Помня пожелание Буржуа найти место для мавзолея, Соун загорелся идеей присоединить его к галерее, чтобы, как объяснил он не без черного юмора, «если бы мистер Дезанфан смог выглянуть из гроба, он увидел бы их [собранные им картины. –
Было решено устроить при галерее богадельню для шести старушек. Их комнаты Соун вставил в интервалы между мавзолеем и крыльями галереи, снабдив каждую окном с полуциркульным завершением. Аналогичные вставки, но без окон, а с верхним светом, потому что это не комнаты, а дополнительные залы, есть и с восточной стороны между вестибюлем и крыльями галереи. Высота всех вставных объемов равна пяти метрам – на треть меньше основного объема.

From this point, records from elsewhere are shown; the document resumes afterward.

__device__ __forceinline__ void tmem_alloc(uint32_t dst_smem, uint32_t ncols) {
    asm volatile("tcgen05.alloc.cta_group::1.sync.aligned.shared::cta.b32 [%0], %1;" ::"r"(dst_smem), "r"(ncols) : "memory");
    asm volatile("tcgen05.relinquish_alloc_permit.cta_group::1.sync.aligned;" ::: "memory");
}
__device__ __forceinline__ void tmem_dealloc(uint32_t taddr, uint32_t ncols) {
    asm volatile("tcgen05.dealloc.cta_group::1.sync.aligned.b32 %0, %1;" ::"r"(taddr), "r"(ncols) : "memory");
}
__device__ __forceinline__ void umma_commit(uint32_t bar) {
    asm volatile("tcgen05.commit.cta_group::1.mbarrier::arrive::one.shared::cluster.b64 [%0];" ::"r"(bar) : "memory");
}
__device__ __forceinline__ void umma_bf16(uint32_t d_tmem, uint64_t adesc, uint64_t bdesc, uint32_t idesc, uint32_t accumulate) {
    asm volatile(
        "{\n\t"
        ".reg .pred p;\n\t"
        "setp.ne.b32 p, %4, 0;\n\t"
        "tcgen05.mma.cta_group::1.kind::f16 [%0], %1, %2, %3, p;\n\t"
        "}" ::"r"(d_tmem),
        "l"(adesc), "l"(bdesc), "r"(idesc), "r"(accumulate)
        : "memory");
}
__device__ __forceinline__ void tmem_ld16_nowait(uint32_t taddr, uint32_t (&r)[16]) {
    asm volatile(
        "tcgen05.ld.sync.aligned.32x32b.x16.b32 {%0,%1,%2,%3,%4,%5,%6,%7,%8,%9,%10,%11,%12,%13,%14,%15}, [%16];"
        : "=r"(r[0]), "=r"(r[1]), "=r"(r[2]), "=r"(r[3]), "=r"(r[4]), "=r"(r[5]), "=r"(r[6]), "=r"(r[7]), "=r"(r[8]), "=r"(r[9]),
          "=r"(r[10]), "=r"(r[11]), "=r"(r[12]), "=r"(r[13]), "=r"(r[14]), "=r"(r[15])
        : "r"(taddr)
        : "memory");
}
__device__ __forceinline__ void tmem_ld_wait() { asm volatile("tcgen05.wait::ld.sync.aligned;" ::: "memory"); }
__device__ __forceinline__ void tmem_ld16(uint32_t taddr, uint32_t (&r)[16]) {
    asm volatile(
        "tcgen05.ld.sync.aligned.32x32b.x16.b32 {%0,%1,%2,%3,%4,%5,%6,%7,%8,%9,%10,%11,%12,%13,%14,%15}, [%16];"
        : "=r"(r[0]), "=r"(r[1]), "=r"(r[2]), "=r"(r[3]), "=r"(r[4]), "=r"(r[5]), "=r"(r[6]), "=r"(r[7]), "=r"(r[8]), "=r"(r[9]),
          "=r"(r[10]), "=r"(r[11]), "=r"(r[12]), "=r"(r[13]), "=r"(r[14]), "=r"(r[15])
        : "r"(taddr)
        : "memory");
    asm volatile("tcgen05.wait::ld.sync.aligned;" ::: "memory");
}

__device__ __forceinline__ void cp_async16(uint32_t dst_smem, const void* src, uint32_t src_bytes) {
    asm volatile("cp.async.cg.shared.global [%0], [%1], 16, %2;" ::"r"(dst_smem), "l"(src), "r"(src_bytes) : "memory");
}
__device__ __forceinline__ void cp_async_commit() { asm volatile("cp.async.commit_group;" ::: "memory"); }
template <int N>
__device__ __forceinline__ void cp_async_wait() { asm volatile("cp.async.wait_group %0;" ::"n"(N) : "memory"); }

__device__ __forceinline__ void stg128(float* p, const float4& v) {
    asm volatile("st.global.v4.f32 [%0], {%1, %2, %3, %4};" ::"l"(p), "f"(v.x), "f"(v.y), "f"(v.z), "f"(v.w) : "memory");
}
__device__ __forceinline__ float4 ldg128(const float* p) {
    float4 v;
    asm volatile("ld.global.v4.f32 {%0, %1, %2, %3}, [%4];" : "=f"(v.x), "=f"(v.y), "=f"(v.z), "=f"(v.w) : "l"(p));
    return v;
}
__device__ __forceinline__ float4 ldg128_nc(const float* p) {
    float4 v;
    asm volatile("ld.global.nc.v4.f32 {%0, %1, %2, %3}, [%4];" : "=f"(v.x), "=f"(v.y), "=f"(v.z), "=f"(v.w) : "l"(p));
    return v;
}

template <typename TSrc>
__device__ __forceinline__ const TSrc* seg_ptr(const TcParams& p, int64_t m, int k) {
#pragma unroll
    for (int s = 0; s < AB2_MAX_SEG; ++s) {
        if (s < p.n_a) {
            if (k < p.a[s].width) return (const TSrc*)p.a[s].ptr + m * p.a[s].ld + k;
            k -= p.a[s].width;
        }
    }
    return nullptr;
}

template <typename TSrc>
__device__ __forceinline__ const TSrc* seg_aux_ptr(const TcParams& p, int64_t m, int k) {
#pragma unroll
    for (int s = 0; s < AB2_MAX_SEG; ++s) {
        if (s < p.n_a) {
            if (k < p.a[s].width) return p.a[s].aux ? (const TSrc*)p.a[s].aux + m * p.a[s].aux_ld + k : nullptr;
            k -= p.a[s].width;
        }
    }
    return nullptr;
}

__device__ __forceinline__ uint64_t make_desc(uint32_t saddr, uint32_t lbo_bytes, uint32_t sbo_bytes) {
    uint64_t d = 0;
    d |= (uint64_t)((saddr >> 4) & 0x3FFF);
    d |= (uint64_t)((lbo_bytes >> 4) & 0x3FFF) << 16;
    d |= (uint64_t)((sbo_bytes >> 4) & 0x3FFF) << 32;
    d |= (uint64_t)1 << 46;
    return d;
}

__device__ __forceinline__ float sigmoid_fast(float x) { return __fdividef(1.f, 1.f + __expf(-x)); }
__device__ __forceinline__ float silu_fast(float x) { return x * sigmoid_fast(x); }
__device__ __forceinline__ float dsilu_fast(float x) {
    const float sg = sigmoid_fast(x);
    return sg * (1.f + x * (1.f - sg));
}

__device__ __forceinline__ uint32_t pack_bf16x2(float a, float b) {
    __nv_bfloat162 v = __floats2bfloat162_rn(a, b);
    return *reinterpret_cast<uint32_t*>(&v);
}

template <typename TSrc>
__device__ __forceinline__ void load8(const TcParams& p, int64_t m, int k, float (&v)[8]) {
#pragma unroll
    for (int s = 0; s < AB2_MAX_SEG; ++s) {
        if (s < p.n_a) {
            if (k < p.a[s].width) {
                if constexpr (sizeof(TSrc) == 4) {
                    const float4* src = reinterpret_cast<const float4*>((const float*)p.a[s].ptr + m * p.a[s].ld + k);
                    const float4 x = __ldg(src), y = __ldg(src + 1);
                    v[0] = x.x; v[1] = x.y; v[2] = x.z; v[3] = x.w; v[4] = y.x; v[5] = y.y; v[6] = y.z; v[7] = y.w;
                } else {
                    const uint4 x = __ldg(reinterpret_cast<const uint4*>((const bf16*)p.a[s].ptr + m * p.a[s].ld + k));
                    const __nv_bfloat162* h = reinterpret_cast<const __nv_bfloat162*>(&x);
#pragma unroll
                    for (int t = 0; t < 4; ++t) {
                        const float2 f = __bfloat1622float2(h[t]);
                        v[2 * t] = f.x; v[2 * t + 1] = f.y;
                    }
                }
                return;
            }
            k -= p.a[s].width;
        }
    }
#pragma unroll
    for (int t = 0; t < 8; ++t) v[t] = 0.f;
}


template <typename TSrc>
__device__ __forceinline__ ChunkInfo tc_chunk_info(const TcParams& p, int c0) {
    ChunkInfo info{nullptr, nullptr, 0, 0, 0};
    if (sizeof(TSrc) == 4 && c0 + 32 <= p.N && !(p.debug & 64)) {
        int lo = 0, seg = -1, seg_lo = 0;
#pragma unroll
        for (int s2 = 0; s2 < AB2_MAX_SEG; ++s2) {
            if (s2 < p.n_o) {
                if (c0 >= lo && c0 + 32 <= lo + p.o[s2].width) { seg = s2; seg_lo = lo; }
                lo += p.o[s2].width;
            }
        }
        if (seg >= 0) {
            float* base = (float*)p.o[seg].ptr + (c0 - seg_lo);
            bool ok = !(reinterpret_cast<uintptr_t>(base) & 15) && !((p.o[seg].ld * 4) & 15);
            if (p.epi == AB2_EPI_MUL_DSILU &&
                ((reinterpret_cast<uintptr_t>((const float*)p.aux + c0) & 15) || ((p.aux_ld * 4) & 15))) ok = false;
            info.optr = base;
            info.aptr = (const float*)p.aux + c0;
            info.ld = p.o[seg].ld;
            info.accum = p.o[seg].accum;
            info.ok = ok ? 1 : 0;
        }
    }
    return info;
}

struct TcCtx {
    uint8_t* sW;
    uint8_t* sA;
    float* sEpi;
    float* sPf;
    ChunkInfo* sChunk;
    uint32_t bar0;
    uint32_t tmem_base;
    int nkb, stage_bytes, w_half;
    uint32_t idesc;
    __device__ __forceinline__ uint32_t full_bar(int s) const { return bar0 + 8u * s; }
    __device__ __forceinline__ uint32_t empty_bar(int s) const { return bar0 + 8u * (NSTAGE + s); }
    __device__ __forceinline__ uint32_t tfull_bar(int a) const { return bar0 + 8u * (2 * NSTAGE + a); }
    __device__ __forceinline__ uint32_t tempty_bar(int a) const { return bar0 + 8u * (2 * NSTAGE + 2 + a); }
};

template <bool SPLIT>
__device__ __forceinline__ void tc_mma_role(const TcParams& p, const TcCtx& c, int lane) {
    const int nkb = c.nkb, stage_bytes = c.stage_bytes, w_half = c.w_half;
    const uint32_t tmem_base = c.tmem_base, idesc = c.idesc;
    uint8_t* sW = c.sW;
    uint8_t* sA = c.sA;
    auto full_bar = [&](int s) { return c.full_bar(s); };
    auto empty_bar = [&](int s) { return c.empty_bar(s); };
    auto tfull_bar = [&](int a) { return c.tfull_bar(a); };
    auto tempty_bar = [&](int a) { return c.tempty_bar(a); };
    int stage = 0;
    uint32_t phase = 0;
    int64_t it = 0;
    const uint32_t sW_u = smem_u32(sW);
    const uint32_t w_sbo = (uint32_t)(p.K / 8) * 128;
    for (int64_t tile = blockIdx.x; tile < p.num_tiles; tile += gridDim.x, ++it) {
        const int a = (int)(it & 1);
        const uint32_t aphase = (uint32_t)((it >> 1) & 1);
        mbar_wait(tempty_bar(a), aphase ^ 1);
        tc_fence_after();
        const uint32_t d_tmem = tmem_base + (uint32_t)(a * 256);
        for (int kb = 0; kb < nkb; ++kb) {
            mbar_wait(full_bar(stage), phase);
            tc_fence_after();
            if (lane == 0) {
                const uint32_t a_hi = smem_u32(sA + stage * stage_bytes);
                const int ksteps = min(2, (p.K - kb * KC) / 16);
                for (int ks = 0; ks < ((p.debug & 4) ? 0 : ksteps); ++ks) {
                    const uint64_t da_hi = make_desc(a_hi + ks * 256, 128, (KC / 8) * 128);
                    const uint32_t wk = sW_u + (uint32_t)(kb * (KC / 8) + ks * 2) * 128;
                    const uint64_t db_hi = make_desc(wk, 128, w_sbo);
                    umma_bf16(d_tmem, da_hi, db_hi, idesc, (kb | ks) ? 1u : 0u);
                    if constexpr (SPLIT) {
                        const uint64_t da_lo = make_desc(a_hi + STAGE_HALF + ks * 256, 128, (KC / 8) * 128);
                        const uint64_t db_lo = make_desc(wk + w_half, 128, w_sbo);
                        umma_bf16(d_tmem, da_lo, db_hi, idesc, 1u);
                        umma_bf16(d_tmem, da_hi, db_lo, idesc, 1u);
                    }
                }
                umma_commit(empty_bar(stage));
                if (kb == nkb - 1) umma_commit(tfull_bar(a));
            }
            __syncwarp();
            if (++stage == p.nstage) { stage = 0; phase ^= 1; }
        }
    }
}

Зайти на участок можно только с восточной стороны. От ворот до входа в галерею шагов сорок. С такого расстояния в поле зрения умещается только средняя часть здания: кубический вестибюль, выступающий из него тамбур со вставленным меж пилястр арочным входом, простирающиеся в стороны стены с глухими арками и, высоко на втором плане, стеклянные грани фонарей. Ни колонн, ни классически сложных карнизов, ни замковых камней, ни архивольтов. Под плоскими карнизами главного и вставных объемов, а также у основания здания кирпичные стены здания окаймлены белокаменными фризами полуметровой высоты. Белая полоска на фоне кирпичной стены – что чистый воротничок, подшитый к вороту мундира. Будь здание целиком облицовано мрамором, оно не выглядело бы так опрятно. И не было бы игры текстур, возникающей благодаря сокращению размеров в перспективе: на тамбуре кирпичная сетка крупная, на фасаде вестибюля – мельче, на стенах зал – еще мельче.
Как современники Соуна, привыкшие к ордерной архитектуре, воспринимали его аскезу? Я думаю, как добровольное отречение зодчего от попыток состязаться с красотами живописи, хранящейся внутри кирпичного футляра (Рубенс, Рембрандт, Рейсдал…). Как подтверждение того, что искусство живописи сподобилось эстетической автономии. Как скромное (паче гордости) утверждение служебного достоинства архитектуры и указание на то, что картинная галерея – не дворец.
Соун закладывает основания поэтики музейного жанра архитектуры. Оказавшись в музее, живопись попала в эстетическую неволю. Не вернуться ей ни в роскошь дворцовых покоев, в которых к ней относились пусть и легмысленно, но с личным участием, ни в храм, где перед ней падали ниц в молитвах. Этот-то уход живописи из мирского процветания и религиозной истовости и накладывает отпечаток на архитектуру музея с ее пониженным чувственным тонусом и, вместе с тем, обеспечивает архитектуре превосходство над живописью – превосходство тюремщика над заключенным в тюрьму аристократом. Единственный малозаметный жест, который позволил себе Соун, чтобы намекнуть, что у архитектуры не менее благородная родословная, чем у живописи, – пущенный под верхним карнизом меандр, самый упорядоченный из существующих на свете орнаментов. Этого достаточно, чтобы даже случайный прохожий понял, что мужественное здание, мимо которого он сейчас идет, как-то связано с миром искусств.
Деревья мешают видеть с улицы западный фасад. Надо зайти на участок и обогнуть здание с юга, убеждаясь, что «каждая деталь выделена из окружения каким-нибудь зазором или уступом»733
. Может быть, наглядней, чем в чем-либо другом, страсть Соуна к членораздельной архитектурной речи проявляется в диковинных формах каминных вытяжек, расставленных в строгом порядке по краям крыши основного объема.Как только минуешь юго-западный угол, становится ясно, что главное здесь – мавзолей. Видно, что в плане это латинский крест, приставленный толстым основанием к центральному залу галереи. Высота креста – пять метров – такая же, что и у тамбура с восточной стороны. Как и там, под плоскими плитами карниза и понизу протянуты пояса из белого камня. Концы креста обращены на три стороны такими же полуциркульными арками. В арках видны двустворчатые двери, обрамленные широкими белыми наличниками с фронтончиками, характерными для классицистических саркофагов и надгробных стел. Между концами креста стоят круглые каменные тумбы, украшенные рельефными гирляндами, свисающими с букраниев.